Exercise requirements => Return only what lies between the first line of the entries and the line containing "prologue: data gradients", both lines included.

Collected data entries =>

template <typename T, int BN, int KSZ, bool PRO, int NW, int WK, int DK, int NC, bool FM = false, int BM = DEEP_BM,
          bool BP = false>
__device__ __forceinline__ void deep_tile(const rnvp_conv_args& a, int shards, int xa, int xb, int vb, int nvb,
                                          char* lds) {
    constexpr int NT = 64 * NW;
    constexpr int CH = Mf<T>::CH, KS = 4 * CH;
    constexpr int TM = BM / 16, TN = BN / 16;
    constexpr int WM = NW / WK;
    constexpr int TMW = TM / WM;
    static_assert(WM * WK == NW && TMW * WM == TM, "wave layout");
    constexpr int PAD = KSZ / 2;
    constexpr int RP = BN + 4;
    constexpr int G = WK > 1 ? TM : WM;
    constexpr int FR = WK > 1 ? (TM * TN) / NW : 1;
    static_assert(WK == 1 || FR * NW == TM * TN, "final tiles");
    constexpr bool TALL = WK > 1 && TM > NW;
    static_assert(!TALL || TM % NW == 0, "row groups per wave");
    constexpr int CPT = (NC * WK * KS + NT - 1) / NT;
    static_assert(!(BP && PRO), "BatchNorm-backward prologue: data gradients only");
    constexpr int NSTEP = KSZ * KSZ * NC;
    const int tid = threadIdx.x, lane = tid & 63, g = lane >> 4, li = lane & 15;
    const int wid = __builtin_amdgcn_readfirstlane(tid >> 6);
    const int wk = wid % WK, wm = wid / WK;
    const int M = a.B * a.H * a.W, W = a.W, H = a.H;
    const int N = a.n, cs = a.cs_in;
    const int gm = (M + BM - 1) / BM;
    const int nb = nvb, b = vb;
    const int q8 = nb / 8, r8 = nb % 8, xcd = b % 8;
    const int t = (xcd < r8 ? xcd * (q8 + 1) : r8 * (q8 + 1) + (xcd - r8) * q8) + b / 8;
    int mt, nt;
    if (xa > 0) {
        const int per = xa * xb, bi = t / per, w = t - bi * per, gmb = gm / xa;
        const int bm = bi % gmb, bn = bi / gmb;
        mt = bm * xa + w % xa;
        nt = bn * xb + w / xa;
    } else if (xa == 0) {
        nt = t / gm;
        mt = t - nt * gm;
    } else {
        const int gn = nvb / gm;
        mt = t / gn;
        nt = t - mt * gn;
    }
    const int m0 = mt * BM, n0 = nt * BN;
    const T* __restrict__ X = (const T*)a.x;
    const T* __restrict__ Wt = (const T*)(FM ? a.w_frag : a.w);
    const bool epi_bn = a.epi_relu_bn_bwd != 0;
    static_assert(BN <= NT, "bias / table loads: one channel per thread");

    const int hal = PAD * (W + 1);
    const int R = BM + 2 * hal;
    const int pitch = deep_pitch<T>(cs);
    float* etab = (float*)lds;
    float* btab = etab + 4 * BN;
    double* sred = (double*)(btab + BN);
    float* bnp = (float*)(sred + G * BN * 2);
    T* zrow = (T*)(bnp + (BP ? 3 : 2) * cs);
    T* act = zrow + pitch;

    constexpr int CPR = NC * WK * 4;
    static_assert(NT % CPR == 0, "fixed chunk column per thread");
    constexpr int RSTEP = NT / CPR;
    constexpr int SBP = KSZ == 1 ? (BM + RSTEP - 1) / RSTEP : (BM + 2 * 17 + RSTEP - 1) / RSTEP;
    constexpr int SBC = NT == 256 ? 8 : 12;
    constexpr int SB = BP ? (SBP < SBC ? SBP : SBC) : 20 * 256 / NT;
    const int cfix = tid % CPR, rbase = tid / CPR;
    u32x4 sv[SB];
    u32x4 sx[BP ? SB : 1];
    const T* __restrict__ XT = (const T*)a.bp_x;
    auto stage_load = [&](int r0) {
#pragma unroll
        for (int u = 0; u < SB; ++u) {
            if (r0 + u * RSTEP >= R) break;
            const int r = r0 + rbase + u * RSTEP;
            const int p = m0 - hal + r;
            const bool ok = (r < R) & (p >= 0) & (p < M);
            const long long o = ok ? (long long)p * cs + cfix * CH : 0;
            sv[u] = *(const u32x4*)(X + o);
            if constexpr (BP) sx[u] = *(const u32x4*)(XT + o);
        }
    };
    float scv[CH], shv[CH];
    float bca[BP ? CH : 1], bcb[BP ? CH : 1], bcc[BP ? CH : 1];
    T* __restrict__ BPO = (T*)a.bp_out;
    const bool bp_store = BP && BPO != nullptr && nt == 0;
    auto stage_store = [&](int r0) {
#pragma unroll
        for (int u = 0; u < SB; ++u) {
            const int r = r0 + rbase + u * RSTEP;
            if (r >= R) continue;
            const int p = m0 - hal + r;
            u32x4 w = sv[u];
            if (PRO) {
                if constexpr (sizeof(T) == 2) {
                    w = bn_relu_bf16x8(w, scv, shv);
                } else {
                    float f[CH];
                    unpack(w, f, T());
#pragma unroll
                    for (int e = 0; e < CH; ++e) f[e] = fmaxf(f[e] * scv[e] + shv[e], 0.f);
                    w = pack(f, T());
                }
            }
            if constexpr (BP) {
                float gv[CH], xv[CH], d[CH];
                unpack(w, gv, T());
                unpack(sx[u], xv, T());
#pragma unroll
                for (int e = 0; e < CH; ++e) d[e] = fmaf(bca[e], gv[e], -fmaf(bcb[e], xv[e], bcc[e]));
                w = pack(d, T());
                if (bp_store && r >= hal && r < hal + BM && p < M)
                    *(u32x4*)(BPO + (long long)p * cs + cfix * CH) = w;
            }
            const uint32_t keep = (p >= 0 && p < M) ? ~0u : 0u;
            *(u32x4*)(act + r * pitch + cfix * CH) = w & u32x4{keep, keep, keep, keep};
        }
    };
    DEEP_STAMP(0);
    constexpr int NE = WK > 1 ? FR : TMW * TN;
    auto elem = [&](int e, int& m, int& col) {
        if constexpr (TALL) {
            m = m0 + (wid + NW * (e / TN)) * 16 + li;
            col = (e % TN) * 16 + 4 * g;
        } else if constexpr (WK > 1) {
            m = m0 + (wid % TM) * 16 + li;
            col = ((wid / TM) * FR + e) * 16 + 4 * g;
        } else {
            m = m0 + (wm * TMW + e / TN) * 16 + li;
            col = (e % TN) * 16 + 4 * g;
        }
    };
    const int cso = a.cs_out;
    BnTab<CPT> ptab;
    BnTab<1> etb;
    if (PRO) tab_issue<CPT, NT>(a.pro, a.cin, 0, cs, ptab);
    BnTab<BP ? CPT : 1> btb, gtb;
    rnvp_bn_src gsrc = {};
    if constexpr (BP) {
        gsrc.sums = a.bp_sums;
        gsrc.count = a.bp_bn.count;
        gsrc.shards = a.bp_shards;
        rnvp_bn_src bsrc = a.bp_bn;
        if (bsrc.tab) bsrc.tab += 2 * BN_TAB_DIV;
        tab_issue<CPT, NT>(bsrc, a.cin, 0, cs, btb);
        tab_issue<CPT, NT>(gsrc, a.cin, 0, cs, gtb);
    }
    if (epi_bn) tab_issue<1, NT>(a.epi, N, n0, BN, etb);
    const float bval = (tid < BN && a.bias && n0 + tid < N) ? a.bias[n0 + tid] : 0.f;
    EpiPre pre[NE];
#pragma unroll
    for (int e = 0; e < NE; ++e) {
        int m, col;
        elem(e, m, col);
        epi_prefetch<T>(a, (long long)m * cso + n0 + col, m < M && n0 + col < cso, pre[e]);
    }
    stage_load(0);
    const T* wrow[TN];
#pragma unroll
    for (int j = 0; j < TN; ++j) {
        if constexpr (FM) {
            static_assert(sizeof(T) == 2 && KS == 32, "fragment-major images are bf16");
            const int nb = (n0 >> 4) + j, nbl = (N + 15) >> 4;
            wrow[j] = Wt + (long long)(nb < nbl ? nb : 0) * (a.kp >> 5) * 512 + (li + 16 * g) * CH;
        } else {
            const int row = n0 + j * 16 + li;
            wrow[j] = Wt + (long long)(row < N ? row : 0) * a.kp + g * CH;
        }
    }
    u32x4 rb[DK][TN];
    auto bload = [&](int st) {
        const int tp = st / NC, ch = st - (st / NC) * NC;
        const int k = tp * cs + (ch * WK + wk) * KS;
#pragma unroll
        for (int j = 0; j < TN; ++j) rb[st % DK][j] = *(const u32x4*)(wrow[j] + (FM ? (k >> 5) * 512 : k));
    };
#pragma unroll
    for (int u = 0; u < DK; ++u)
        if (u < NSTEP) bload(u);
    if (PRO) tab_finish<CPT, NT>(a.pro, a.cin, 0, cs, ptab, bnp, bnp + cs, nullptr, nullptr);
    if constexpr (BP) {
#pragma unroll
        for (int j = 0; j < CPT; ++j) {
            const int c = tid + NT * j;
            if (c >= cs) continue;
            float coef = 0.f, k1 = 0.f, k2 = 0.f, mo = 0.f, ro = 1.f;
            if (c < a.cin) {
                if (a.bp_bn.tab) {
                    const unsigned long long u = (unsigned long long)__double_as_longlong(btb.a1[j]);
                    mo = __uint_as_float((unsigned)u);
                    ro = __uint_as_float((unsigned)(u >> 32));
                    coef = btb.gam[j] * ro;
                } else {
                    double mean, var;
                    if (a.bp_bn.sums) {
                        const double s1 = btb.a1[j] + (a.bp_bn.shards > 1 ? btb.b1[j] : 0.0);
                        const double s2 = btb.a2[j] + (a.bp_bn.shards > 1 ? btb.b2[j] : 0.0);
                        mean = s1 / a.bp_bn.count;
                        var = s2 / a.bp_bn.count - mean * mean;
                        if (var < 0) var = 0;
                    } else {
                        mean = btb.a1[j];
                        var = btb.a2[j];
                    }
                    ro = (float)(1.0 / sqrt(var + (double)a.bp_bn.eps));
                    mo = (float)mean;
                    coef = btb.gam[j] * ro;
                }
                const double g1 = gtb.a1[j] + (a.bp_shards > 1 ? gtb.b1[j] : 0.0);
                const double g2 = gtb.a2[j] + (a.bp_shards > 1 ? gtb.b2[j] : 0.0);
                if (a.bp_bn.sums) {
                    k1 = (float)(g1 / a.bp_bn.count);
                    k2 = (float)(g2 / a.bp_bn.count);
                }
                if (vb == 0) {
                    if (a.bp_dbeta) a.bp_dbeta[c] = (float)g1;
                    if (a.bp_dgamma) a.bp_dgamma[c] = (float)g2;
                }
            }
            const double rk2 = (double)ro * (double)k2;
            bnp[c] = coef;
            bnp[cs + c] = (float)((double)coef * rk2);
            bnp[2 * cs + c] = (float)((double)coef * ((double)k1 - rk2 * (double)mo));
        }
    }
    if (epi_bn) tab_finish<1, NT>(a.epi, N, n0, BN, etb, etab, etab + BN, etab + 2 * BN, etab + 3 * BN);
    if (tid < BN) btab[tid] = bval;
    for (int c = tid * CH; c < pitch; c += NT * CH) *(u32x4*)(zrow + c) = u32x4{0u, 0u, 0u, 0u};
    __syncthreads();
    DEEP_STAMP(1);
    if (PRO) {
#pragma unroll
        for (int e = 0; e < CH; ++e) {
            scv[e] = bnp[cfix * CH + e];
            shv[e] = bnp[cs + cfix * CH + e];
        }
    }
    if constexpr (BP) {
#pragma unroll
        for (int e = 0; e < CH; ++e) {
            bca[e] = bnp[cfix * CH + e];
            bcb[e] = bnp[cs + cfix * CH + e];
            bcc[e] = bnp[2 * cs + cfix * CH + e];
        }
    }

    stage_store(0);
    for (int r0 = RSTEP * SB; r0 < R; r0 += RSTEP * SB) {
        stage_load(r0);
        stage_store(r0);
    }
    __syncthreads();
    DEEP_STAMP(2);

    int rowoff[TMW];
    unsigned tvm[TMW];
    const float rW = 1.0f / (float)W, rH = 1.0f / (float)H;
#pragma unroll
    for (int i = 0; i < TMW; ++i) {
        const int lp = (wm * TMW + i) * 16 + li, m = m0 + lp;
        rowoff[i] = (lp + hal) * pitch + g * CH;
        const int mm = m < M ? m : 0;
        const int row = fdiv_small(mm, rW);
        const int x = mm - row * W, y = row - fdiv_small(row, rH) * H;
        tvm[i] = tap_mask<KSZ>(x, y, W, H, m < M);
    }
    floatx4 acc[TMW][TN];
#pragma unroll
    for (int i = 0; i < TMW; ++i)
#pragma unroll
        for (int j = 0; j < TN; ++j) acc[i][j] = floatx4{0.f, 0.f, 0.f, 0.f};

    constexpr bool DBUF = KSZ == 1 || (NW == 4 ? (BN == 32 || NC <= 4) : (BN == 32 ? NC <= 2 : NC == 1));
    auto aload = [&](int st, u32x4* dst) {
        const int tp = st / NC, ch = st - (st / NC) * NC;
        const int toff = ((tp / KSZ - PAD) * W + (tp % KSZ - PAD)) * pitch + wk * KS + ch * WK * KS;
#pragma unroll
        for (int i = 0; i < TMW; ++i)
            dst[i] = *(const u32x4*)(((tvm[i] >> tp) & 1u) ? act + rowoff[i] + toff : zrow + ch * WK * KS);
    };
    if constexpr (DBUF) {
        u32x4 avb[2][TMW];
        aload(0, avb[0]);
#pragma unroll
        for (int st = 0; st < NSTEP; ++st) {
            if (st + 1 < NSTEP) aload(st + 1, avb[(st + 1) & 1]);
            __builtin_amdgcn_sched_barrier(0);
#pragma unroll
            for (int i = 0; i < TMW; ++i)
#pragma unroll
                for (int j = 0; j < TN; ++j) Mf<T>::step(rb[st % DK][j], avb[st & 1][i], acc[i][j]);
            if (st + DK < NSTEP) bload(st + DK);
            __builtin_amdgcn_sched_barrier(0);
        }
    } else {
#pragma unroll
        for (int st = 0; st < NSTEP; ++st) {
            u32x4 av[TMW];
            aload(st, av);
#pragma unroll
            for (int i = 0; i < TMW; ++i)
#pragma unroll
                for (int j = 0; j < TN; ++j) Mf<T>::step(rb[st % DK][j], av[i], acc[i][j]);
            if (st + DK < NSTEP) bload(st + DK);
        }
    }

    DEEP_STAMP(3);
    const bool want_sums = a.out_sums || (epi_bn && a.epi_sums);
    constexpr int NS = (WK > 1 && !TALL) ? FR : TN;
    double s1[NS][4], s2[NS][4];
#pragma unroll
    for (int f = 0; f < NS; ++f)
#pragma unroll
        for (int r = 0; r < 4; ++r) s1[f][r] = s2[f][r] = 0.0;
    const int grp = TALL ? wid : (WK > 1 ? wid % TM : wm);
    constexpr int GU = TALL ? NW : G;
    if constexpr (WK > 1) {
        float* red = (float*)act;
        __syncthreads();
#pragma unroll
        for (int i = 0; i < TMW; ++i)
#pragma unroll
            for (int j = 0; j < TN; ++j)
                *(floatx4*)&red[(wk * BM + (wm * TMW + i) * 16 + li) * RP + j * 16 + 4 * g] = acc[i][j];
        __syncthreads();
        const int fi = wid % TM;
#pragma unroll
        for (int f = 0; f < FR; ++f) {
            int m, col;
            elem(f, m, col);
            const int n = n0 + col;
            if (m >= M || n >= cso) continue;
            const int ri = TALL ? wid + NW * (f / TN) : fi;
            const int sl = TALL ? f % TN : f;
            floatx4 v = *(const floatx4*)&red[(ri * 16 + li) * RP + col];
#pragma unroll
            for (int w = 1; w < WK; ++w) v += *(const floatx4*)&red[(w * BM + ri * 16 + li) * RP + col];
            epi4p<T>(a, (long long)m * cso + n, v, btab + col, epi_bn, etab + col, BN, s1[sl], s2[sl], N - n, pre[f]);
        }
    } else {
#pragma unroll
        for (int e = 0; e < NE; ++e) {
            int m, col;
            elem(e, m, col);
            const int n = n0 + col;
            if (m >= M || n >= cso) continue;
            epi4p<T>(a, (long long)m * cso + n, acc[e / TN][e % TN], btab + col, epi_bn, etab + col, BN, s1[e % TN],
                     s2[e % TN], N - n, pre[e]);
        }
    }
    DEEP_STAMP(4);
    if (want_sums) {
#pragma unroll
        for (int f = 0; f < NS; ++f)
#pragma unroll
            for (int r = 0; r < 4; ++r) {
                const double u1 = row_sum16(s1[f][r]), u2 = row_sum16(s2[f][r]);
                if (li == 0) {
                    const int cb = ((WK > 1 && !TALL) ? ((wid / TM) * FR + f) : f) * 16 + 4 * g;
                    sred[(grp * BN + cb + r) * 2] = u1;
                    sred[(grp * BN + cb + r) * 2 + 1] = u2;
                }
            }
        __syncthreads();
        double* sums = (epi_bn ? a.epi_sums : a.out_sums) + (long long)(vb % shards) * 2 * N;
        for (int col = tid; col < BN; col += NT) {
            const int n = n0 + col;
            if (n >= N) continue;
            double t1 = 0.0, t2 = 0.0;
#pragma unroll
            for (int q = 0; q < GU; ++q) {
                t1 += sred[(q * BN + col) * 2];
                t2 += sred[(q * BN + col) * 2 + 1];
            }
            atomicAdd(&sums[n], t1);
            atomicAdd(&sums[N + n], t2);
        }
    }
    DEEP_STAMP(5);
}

Response to the task =>
template <typename T, int BN, int KSZ, bool PRO, int NW, int WK, int DK, int NC, bool FM = false, int BM = DEEP_BM,
          bool BP = false>
__device__ __forceinline__ void deep_tile(const rnvp_conv_args& a, int shards, int xa, int xb, int vb, int nvb,
                                          char* lds) {
    constexpr int NT = 64 * NW;
    constexpr int CH = Mf<T>::CH, KS = 4 * CH;
    constexpr int TM = BM / 16, TN = BN / 16;
    constexpr int WM = NW / WK;
    constexpr int TMW = TM / WM;
    static_assert(WM * WK == NW && TMW * WM == TM, "wave layout");
    constexpr int PAD = KSZ / 2;
    constexpr int RP = BN + 4;
    constexpr int G = WK > 1 ? TM : WM;
    constexpr int FR = WK > 1 ? (TM * TN) / NW : 1;
    static_assert(WK == 1 || FR * NW == TM * TN, "final tiles");
    constexpr bool TALL = WK > 1 && TM > NW;
    static_assert(!TALL || TM % NW == 0, "row groups per wave");
    constexpr int CPT = (NC * WK * KS + NT - 1) / NT;
    static_assert(!(BP && PRO), "BatchNorm-backward prologue: data gradients only");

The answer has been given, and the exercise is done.